'''

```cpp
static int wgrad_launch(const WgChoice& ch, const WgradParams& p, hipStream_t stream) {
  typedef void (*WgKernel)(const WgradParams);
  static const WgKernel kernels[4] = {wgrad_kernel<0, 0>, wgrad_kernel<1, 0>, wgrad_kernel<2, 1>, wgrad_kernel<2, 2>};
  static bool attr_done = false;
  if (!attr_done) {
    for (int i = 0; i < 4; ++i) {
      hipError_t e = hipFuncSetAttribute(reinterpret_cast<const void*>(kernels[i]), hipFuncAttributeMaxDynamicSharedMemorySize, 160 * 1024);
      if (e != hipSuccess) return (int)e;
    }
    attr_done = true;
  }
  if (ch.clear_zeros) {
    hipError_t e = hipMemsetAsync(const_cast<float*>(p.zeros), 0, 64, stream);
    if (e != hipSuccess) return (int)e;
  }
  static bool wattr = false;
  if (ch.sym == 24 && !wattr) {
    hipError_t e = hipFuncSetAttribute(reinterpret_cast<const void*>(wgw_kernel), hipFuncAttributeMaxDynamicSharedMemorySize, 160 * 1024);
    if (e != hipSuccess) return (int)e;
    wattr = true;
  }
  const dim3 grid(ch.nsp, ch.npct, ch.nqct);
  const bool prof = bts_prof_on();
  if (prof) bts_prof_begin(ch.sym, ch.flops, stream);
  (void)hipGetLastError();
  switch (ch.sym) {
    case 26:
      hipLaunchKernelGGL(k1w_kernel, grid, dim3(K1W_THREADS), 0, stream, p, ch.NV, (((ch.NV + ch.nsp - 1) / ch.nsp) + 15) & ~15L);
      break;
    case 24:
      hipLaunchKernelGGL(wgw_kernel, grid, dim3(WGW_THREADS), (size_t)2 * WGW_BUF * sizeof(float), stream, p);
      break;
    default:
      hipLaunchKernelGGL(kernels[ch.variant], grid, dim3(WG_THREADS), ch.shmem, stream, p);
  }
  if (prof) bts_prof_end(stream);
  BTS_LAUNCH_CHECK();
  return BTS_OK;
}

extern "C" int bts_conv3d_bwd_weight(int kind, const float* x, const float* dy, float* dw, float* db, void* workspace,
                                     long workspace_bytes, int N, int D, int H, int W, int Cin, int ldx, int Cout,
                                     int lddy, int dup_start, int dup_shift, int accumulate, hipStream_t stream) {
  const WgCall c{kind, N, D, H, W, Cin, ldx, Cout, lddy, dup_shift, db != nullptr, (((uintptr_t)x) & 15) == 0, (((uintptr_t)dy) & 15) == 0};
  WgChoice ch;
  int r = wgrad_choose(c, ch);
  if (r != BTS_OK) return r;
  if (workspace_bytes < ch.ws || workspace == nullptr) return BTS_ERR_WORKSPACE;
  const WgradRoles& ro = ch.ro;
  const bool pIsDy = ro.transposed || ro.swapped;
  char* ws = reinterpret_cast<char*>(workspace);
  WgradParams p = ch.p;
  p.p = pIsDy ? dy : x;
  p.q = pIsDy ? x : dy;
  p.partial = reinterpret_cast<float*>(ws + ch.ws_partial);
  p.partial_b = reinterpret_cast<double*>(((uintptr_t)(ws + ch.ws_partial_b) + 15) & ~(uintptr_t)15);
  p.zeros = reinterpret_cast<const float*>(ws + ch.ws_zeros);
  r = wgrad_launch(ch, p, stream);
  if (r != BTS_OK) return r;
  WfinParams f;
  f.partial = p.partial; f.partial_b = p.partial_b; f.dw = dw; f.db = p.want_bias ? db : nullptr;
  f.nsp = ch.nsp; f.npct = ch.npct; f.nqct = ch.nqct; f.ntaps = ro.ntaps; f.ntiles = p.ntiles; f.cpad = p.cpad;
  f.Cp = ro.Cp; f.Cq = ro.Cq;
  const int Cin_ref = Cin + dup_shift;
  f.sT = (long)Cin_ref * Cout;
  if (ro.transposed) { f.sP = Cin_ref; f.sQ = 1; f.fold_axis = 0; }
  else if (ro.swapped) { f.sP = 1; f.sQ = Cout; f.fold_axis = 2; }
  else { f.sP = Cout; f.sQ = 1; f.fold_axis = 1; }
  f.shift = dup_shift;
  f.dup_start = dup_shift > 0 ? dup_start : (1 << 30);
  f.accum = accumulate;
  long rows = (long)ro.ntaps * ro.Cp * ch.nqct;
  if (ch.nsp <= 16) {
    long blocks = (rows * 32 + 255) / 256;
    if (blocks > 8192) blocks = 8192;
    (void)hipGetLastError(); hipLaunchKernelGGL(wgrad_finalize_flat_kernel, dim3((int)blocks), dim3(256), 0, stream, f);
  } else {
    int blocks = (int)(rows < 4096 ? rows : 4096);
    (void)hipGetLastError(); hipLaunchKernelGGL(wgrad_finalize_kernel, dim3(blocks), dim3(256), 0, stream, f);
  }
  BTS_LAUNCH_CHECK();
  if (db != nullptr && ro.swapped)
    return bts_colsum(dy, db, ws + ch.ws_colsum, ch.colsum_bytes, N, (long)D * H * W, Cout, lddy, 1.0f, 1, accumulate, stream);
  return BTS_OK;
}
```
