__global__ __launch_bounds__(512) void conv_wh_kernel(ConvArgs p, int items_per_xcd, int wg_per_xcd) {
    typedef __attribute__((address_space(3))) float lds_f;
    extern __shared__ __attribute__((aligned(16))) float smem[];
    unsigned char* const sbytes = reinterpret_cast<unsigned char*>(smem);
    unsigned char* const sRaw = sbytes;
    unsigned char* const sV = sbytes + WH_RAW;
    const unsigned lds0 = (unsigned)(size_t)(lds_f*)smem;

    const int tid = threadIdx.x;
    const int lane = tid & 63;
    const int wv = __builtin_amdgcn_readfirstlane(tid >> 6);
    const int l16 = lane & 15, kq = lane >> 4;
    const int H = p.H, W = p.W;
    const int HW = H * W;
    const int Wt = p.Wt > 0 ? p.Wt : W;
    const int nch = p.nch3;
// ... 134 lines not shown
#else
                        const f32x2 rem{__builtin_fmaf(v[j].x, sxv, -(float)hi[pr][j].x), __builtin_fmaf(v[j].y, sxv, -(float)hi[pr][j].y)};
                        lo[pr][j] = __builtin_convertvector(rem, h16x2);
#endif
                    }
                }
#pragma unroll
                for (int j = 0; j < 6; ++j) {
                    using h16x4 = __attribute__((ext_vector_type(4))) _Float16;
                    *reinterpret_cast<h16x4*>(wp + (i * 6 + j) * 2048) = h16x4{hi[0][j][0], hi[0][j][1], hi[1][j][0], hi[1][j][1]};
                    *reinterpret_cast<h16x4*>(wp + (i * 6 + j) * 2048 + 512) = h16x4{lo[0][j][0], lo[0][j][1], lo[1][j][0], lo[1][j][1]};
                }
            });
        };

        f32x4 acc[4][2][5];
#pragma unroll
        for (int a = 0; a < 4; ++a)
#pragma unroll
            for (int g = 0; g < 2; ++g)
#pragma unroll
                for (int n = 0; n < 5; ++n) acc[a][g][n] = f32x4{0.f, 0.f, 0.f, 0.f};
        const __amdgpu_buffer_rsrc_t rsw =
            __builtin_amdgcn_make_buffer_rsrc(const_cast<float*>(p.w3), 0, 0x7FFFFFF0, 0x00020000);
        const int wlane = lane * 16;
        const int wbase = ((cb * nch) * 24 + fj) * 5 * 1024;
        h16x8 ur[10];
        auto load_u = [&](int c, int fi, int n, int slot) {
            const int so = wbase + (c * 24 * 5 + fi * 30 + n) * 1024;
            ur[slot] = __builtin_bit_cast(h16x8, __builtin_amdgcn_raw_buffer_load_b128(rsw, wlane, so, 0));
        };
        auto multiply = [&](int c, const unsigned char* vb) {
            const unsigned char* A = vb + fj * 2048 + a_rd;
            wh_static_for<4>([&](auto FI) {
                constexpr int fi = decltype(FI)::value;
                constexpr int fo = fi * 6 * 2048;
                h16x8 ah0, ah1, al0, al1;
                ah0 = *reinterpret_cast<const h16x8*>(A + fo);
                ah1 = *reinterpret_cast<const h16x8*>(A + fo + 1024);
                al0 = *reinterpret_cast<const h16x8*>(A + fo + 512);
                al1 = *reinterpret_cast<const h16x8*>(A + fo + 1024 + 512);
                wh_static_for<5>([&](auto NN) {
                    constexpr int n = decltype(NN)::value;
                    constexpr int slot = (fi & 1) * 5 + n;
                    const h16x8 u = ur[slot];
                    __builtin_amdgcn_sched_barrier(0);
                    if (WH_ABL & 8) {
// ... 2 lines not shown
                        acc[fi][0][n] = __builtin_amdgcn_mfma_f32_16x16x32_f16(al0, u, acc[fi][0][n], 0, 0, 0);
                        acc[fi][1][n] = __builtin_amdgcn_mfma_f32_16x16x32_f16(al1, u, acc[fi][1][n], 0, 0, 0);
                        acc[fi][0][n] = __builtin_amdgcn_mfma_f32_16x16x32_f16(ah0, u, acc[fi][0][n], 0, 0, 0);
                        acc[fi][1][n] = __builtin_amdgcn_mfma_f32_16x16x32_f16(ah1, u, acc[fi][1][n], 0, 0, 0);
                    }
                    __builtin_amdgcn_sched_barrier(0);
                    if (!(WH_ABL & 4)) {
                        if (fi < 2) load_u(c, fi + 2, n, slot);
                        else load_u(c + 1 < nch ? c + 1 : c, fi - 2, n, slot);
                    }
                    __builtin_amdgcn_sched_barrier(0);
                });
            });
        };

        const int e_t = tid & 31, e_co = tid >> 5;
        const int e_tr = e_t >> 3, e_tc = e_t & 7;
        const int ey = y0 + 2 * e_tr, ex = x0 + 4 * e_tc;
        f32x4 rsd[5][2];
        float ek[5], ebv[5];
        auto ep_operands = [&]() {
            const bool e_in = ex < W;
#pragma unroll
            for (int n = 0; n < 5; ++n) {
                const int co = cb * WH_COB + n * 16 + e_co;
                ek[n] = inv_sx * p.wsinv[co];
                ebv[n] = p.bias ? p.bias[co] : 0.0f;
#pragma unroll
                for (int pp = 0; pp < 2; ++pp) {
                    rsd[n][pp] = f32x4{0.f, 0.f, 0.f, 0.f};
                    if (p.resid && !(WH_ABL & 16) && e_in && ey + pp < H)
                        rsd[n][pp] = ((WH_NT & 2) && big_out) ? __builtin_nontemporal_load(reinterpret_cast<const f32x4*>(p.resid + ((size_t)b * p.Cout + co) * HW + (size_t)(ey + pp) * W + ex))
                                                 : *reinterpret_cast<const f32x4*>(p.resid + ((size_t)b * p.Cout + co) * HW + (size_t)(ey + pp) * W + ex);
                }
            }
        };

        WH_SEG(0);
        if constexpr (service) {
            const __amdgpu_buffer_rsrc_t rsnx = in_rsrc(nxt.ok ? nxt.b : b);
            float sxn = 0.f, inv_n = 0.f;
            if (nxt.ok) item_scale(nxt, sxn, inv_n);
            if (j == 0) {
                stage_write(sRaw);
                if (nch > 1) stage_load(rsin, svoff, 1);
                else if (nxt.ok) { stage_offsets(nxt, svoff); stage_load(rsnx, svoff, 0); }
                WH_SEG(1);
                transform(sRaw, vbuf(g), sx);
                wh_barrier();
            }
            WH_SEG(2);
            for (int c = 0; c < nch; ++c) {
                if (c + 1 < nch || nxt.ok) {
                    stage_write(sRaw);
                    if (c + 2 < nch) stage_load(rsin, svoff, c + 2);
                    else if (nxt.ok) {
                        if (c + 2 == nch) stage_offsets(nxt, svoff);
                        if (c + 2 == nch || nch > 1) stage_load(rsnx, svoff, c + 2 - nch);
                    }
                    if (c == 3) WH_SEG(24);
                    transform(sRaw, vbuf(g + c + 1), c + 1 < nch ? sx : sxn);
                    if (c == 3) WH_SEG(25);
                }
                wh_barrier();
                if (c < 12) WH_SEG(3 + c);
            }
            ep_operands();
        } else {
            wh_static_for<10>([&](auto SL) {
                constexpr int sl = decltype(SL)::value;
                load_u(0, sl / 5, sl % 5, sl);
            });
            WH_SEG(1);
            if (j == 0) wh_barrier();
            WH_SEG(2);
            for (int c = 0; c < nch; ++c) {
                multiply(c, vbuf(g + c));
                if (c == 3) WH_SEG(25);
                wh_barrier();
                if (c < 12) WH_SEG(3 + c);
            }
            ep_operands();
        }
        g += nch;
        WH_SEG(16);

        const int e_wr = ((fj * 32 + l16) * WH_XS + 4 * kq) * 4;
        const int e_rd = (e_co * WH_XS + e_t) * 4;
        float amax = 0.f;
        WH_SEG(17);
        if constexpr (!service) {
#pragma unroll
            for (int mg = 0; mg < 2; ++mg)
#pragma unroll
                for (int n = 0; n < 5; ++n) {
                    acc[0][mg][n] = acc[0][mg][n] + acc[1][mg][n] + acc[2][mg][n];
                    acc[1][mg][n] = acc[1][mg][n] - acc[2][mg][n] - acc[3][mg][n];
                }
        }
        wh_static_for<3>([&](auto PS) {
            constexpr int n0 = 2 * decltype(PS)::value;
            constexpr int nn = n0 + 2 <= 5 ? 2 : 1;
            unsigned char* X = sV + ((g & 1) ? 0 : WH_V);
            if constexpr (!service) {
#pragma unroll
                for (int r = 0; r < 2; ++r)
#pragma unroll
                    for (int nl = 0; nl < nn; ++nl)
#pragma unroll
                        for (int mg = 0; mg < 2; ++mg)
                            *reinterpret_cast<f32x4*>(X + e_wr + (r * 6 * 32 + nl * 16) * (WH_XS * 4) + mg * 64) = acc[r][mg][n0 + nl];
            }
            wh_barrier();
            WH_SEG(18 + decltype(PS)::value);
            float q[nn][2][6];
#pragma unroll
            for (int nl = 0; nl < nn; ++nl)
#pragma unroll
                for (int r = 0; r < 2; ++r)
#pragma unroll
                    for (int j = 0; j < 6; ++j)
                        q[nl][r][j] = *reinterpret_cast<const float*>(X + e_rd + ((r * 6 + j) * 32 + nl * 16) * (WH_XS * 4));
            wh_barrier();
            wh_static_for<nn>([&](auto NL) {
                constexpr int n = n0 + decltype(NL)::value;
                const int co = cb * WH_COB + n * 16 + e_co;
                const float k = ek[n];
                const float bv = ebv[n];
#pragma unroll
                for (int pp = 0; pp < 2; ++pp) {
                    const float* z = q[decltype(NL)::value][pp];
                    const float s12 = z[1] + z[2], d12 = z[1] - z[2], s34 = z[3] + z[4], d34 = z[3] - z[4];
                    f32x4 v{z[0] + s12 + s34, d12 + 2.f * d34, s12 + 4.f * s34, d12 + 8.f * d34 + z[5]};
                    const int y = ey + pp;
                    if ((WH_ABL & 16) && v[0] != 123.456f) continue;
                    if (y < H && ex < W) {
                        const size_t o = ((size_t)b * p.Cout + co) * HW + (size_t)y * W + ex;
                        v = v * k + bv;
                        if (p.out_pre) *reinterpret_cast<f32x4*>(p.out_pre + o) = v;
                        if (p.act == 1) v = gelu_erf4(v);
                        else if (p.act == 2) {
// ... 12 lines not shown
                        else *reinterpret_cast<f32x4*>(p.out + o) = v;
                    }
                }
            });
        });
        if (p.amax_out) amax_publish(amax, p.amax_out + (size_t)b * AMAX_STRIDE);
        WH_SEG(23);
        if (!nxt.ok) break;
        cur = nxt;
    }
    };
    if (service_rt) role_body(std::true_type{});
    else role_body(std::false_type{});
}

'''

● **Directions for this task**
A single figure, please: the number of lines in the data that hold the string "wlane".

● **Solution below**
2